I don’t have children so I’ve had not experience with the local school systems. But I do know a bunch of local (Berkeley County) teachers, active and retired, and they have uniformly impressed me with their intelligence, dedication, professionalism, and love for teaching kids.
Teaching is a honored profession in West Virginia, and you may remember the famous teachers’ strike back in 2018. My neighbor was in a book club with several of its leaders and one night, through a series of unexpected events, I found myself at a book club dinner with them. It was a fascinating evening.
On Tuesday I read that Berkeley County had hired a new school supervisor, Ryan Saxe, who had just resigned from that position in Cabell County. His name seemed familiar, so I looked him up.
First I found this:
Adam Cheeseman, 2023 WV Superintendent of the Year, and Dr. Eugenia Lambert, Marshall University chair of Leadership Studies, presented Saxe with the award. He will represent the Mountain State as a candidate for the 2025 AASA National Superintendent of the Year. That award will be announced in February 2025 at the National Education Conference.
According to Cabell County Schools, the district has increased graduation rates for all students and academic achievements since Saxe’s term as superintendent began. Saxe also helped the school district form partnerships with local colleges and universities to help students earn college credits while still in high school, helping to remove some barriers for them to pursue higher education.
Dr. Saxe also helped the school district pass the state’s largest school construction bond issue to renovate two high schools, construct three new elementary schools and construct the Woody Williams Center for Advanced Learning and Careers, Cabell County Schools says.
OK, seems promising, right? Except here in Dollar Store Gilead we can’t have nice things.
While in Cabell County Saxe removed all elementary school librarians under the guise of creating a balanced budget. His solution to the problem of children not knowing how to use a library? They could use the local public library. You can guess what happened next: the Board of Education had the responsibility for funding public libraries and the very nice Cabell County park system, and Saxe and his buddies came for library and park funding, while going forward with plans to build a new school, in a school district that has lost enrollees in the post-Covid world.
Oh and Saxe got some nice raises every year, too.
In the end the voters mobilized and defeated his levy plan and will try again in the fall. And Saxe jumped ship to a new county.

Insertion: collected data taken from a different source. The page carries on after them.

# MartijnAB/guacamole

Measured on AMD Instinct MI355X. Metric: pileup loci/sec at 30x WGS; achieved HBM GB/s vs roofline, higher is better.
Workload: dtype u8; 1 GPU; germline-threshold, synthetic 30x chr20-length shard per GPU (configs[1]); genome_loci=63025519, visited_loci_per_gpu=63025483, reads_per_gpu=12612887, contigs_per_gpu=1, read_len=150, threshold=8, parallelism=loci-sharded x1

## Files before the change

guacamole_amd/csrc/gq_germline_direct.h:

```cpp
#pragma once

#include "gq_kernels.h"


#ifndef GQ_DIR_WPE
#define GQ_DIR_WPE 4
#endif
#ifndef GQ_DIR_MASKED
#define GQ_DIR_MASKED 0
#endif
#ifndef GQ_DIR_EVPF
#define GQ_DIR_EVPF 0
#endif
#ifndef GQ_DIR_U
#define GQ_DIR_U 4
#endif
struct DirCfg {
  static constexpr int kT = 512;
  static constexpr int kWaves = 4;
  static constexpr int kThreads = 64 * kWaves;
  static constexpr int kU = GQ_DIR_U;
  static constexpr int kRound = 64;
  static constexpr int kSlots = 256;
  static constexpr int64_t kMaxWin = 65535;
  static constexpr int64_t kShallow = 255;
};
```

There’s no question that WV schools are in trouble, with the post-Covid era’s lower enrollments and accordingly lower state funding. But extremists always come for the libraries. I’ll let a librarian explain why public libraries are so important:
She said books are the centerpiece of the libraries. But she noted they also provide knitting clubs, toddler time, story hours, audio-books, 3-D printers, help for homeschooling parents, genealogy databases, teen internships and even in-house social workers.
Libraries provide free notary services and computer access for people who wouldn’t otherwise have it. They also bring books to homebound people.
[deletia]
Less library funding might be felt the most at smaller branches in the Cabell library system.

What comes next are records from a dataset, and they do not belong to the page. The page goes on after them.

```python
def load_library():
    global _lib
    if _lib is not None:
        return _lib
    if not os.path.exists(LIB_PATH):
        raise BackendError(f"HIP extension missing: {LIB_PATH} (run __graft_entry__.build())")
    try:
        import torch
    except Exception:
        pass
    lib = C.CDLL(LIB_PATH)
    vp = C.c_void_p
    wpp = C.POINTER(C.POINTER(abi.isv_window_t))
    dp = abi.c_double_p
    lib.isv_abi_version.restype = C.c_int
    lib.isv_backend_create.argtypes = [C.POINTER(abi.isv_config_t), C.POINTER(vp)]
    lib.isv_backend_destroy.argtypes = [vp]; lib.isv_backend_destroy.restype = None
    lib.isv_backend_last_error.argtypes = [vp]; lib.isv_backend_last_error.restype = C.c_char_p
    lib.isv_backend_optimize.argtypes = [vp, C.POINTER(abi.isv_window_t), C.POINTER(abi.isv_summary_t), C.POINTER(abi.isv_marg_result_t)]
    lib.isv_backend_optimize_batch.argtypes = [vp, C.c_int32, wpp, C.POINTER(abi.isv_summary_t), C.POINTER(abi.isv_marg_result_t)]
    lib.isv_backend_init_factor_graph.argtypes = [vp, C.POINTER(abi.isv_window_t), C.POINTER(abi.isv_summary_t), dp]
    lib.isv_backend_init_factor_graph_batch.argtypes = [vp, C.c_int32, wpp, C.POINTER(abi.isv_summary_t), dp]
    lib.isv_backend_triangulate.argtypes = [vp, C.c_int32, wpp]
    lib.isv_backend_solve_odometry_batch.argtypes = [vp, C.c_int32, wpp, C.POINTER(abi.isv_summary_t), C.POINTER(abi.isv_marg_result_t)]
    lib.isv_backend_linearize.argtypes = [vp, C.POINTER(abi.isv_window_t), dp, dp, dp]
    lib.isv_batch_upload.argtypes = [vp, C.c_int32, wpp]
    lib.isv_batch_optimize.argtypes = [vp, C.c_int32]
    lib.isv_batch_linearize.argtypes = [vp, C.c_int32]
    lib.isv_batch_download.argtypes = [vp, C.c_int32, wpp, C.POINTER(abi.isv_summary_t), C.POINTER(abi.isv_marg_result_t)]
    lib.isv_batch_sync.argtypes = [vp]
    lib.isv_batch_last_timing.argtypes = [vp, dp]
    lib.isv_batch_last_counts.argtypes = [vp, C.POINTER(C.c_int64)]
    lib.isv_debug_read.argtypes = [vp, C.c_int32, dp, C.c_int64]
    lib.isv_result_record_doubles.argtypes = [vp]; lib.isv_result_record_doubles.restype = C.c_int64
    lib.isv_batch_pack_results.argtypes = [vp, vp, vp]
    _lib = lib
    return lib


class Backend:
    def __init__(self, n_frames=11, n_vo=5, max_landmarks=1000, max_obs=None, max_batch=1, **kw):
        self.lib = load_library()
        self.cfg = abi.make_config(n_frames, n_vo, max_landmarks=max_landmarks, max_obs=max_obs, max_batch=max_batch, **kw)
        self.h = C.c_void_p()
        rc = self.lib.isv_backend_create(C.byref(self.cfg), C.byref(self.h))
        if rc != 0:
            raise BackendError(f"isv_backend_create failed: {STATUS.get(rc, rc)} (a MI355X and the HIP extension are required; there is no CPU path)")
        self._keep = None

    def close(self):
        if self.h:
            self.lib.isv_backend_destroy(self.h)
            self.h = C.c_void_p()

    def __del__(self):
        try:
            self.close()
        except Exception:
            pass

    def _check(self, rc, what):
        if rc != 0:
            msg = self.lib.isv_backend_last_error(self.h)
            raise BackendError(f"{what}: {STATUS.get(rc, rc)} {msg.decode() if msg else ''}")

    def _ptrs(self, windows):
        cs = [w.c() for w in windows]
        arr = (C.POINTER(abi.isv_window_t) * len(cs))(*[C.pointer(c) for c in cs])
        self._keep = (cs, arr, windows)
        return arr

    def optimize(self, window):
        s, m = self.optimize_batch([window])
        return s[0], m[0]

    def optimize_batch(self, windows):
        n = len(windows)
        sums = (abi.isv_summary_t * n)(); margs = (abi.isv_marg_result_t * n)()
        self._check(self.lib.isv_backend_optimize_batch(self.h, n, self._ptrs(windows), sums, margs), "optimize_batch")
        return list(sums), list(margs)

    def linearize(self, window):
        F, N = window.n_factors, window.N
        ps = np.zeros((max(F, 1), abi.ISV_PROJ_STRIP)); im = np.zeros((N - 1, abi.ISV_IMU_STRIP)); cost = np.zeros(1)
        cw = window.c()
        self._check(self.lib.isv_backend_linearize(self.h, C.byref(cw), abi._p(ps), abi._p(im), abi._p(cost)), "linearize")
# ... 15 lines not shown
        n = len(windows)
        sums = (abi.isv_summary_t * n)(); kld = np.zeros(n)
        self._check(self.lib.isv_backend_init_factor_graph_batch(self.h, n, self._ptrs(windows), sums, abi._p(kld)), "init_factor_graph_batch")
        for w in windows:
            w.n_rollpitch = 0; w.margin_old = 0
        return list(sums), kld

    def triangulate(self, windows):
        self._check(self.lib.isv_backend_triangulate(self.h, len(windows), self._ptrs(windows)), "triangulate")

    def marshal(self, windows):
        return self._ptrs(windows)

    def upload(self, windows, ptrs=None):
        self._check(self.lib.isv_batch_upload(self.h, len(windows), ptrs if ptrs is not None else self._ptrs(windows)), "upload")
        self._n = len(windows)

    def run_optimize(self, sync=True, profile=False):
        self._check(self.lib.isv_batch_optimize(self.h, (1 if sync else 0) | (2 if profile else 0)), "batch_optimize")

    def run_linearize(self, sync=True):
        self._check(self.lib.isv_batch_linearize(self.h, 1 if sync else 0), "batch_linearize")

    def sync(self):
        self._check(self.lib.isv_batch_sync(self.h), "sync")

    def download(self, windows, ptrs=None, as_list=True):
        n = len(windows)
        sums = (abi.isv_summary_t * n)(); margs = (abi.isv_marg_result_t * n)()
        self._check(self.lib.isv_batch_download(self.h, n, ptrs if ptrs is not None else self._ptrs(windows), sums, margs), "download")
        return (list(sums), list(margs)) if as_list else (sums, margs)

    def record_doubles(self):
        return int(self.lib.isv_result_record_doubles(self.h))

    def pack_results(self, device_ptr, stream=None):
        s = C.c_void_p(-1) if stream is None else C.c_void_p(int(stream))
        self._check(self.lib.isv_batch_pack_results(self.h, C.c_void_p(device_ptr), s), "pack_results")

    def last_timing(self):
        out = np.zeros(8)
        self._check(self.lib.isv_batch_last_timing(self.h, abi._p(out)), "last_timing")
        return out

    def last_counts(self):
        out = (C.c_int64 * 8)()
        self._check(self.lib.isv_batch_last_counts(self.h, out), "last_counts")
        return list(out)

    def debug_read(self, what, count):
        out = np.zeros(count)
        self._check(self.lib.isv_debug_read(self.h, what, abi._p(out), count), "debug_read")
        return out
```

At the West Huntington Public Library, Olivia Picklesimer, branch manager, noted that it’s a low-income area and many patrons are seniors.
She said if her branch closes, her patrons who don’t have cars won’t have any library to visit.
Latchkey kids also go to the library after school or during the summer because their parents are working but still can’t pay for childcare.
Some people who are homeless visit the library during the day to get out of the heat or cold, and some people who stay in homeless shelters are required to leave during the day.
“We’re the last place that population can go where they can just go to just be, to just exist,” she said. “And if we’re gone, where are they gonna go?”
And that’s why extremists hate public schools and public libraries—they are places for community and ways to gather in the people left behind in society: poor people, kids, unhoused people, vulnerable people. It’s harder to scare people when they are together.
I’ll close with a song about all of us standing together:

Right-wing extremists hate public schools , public libraries , public housing , public transportation , public broadcasting , public-sector unions , public financing of elections , and anything else that benefits the public. If you’re part of the American public , the right wing hates you.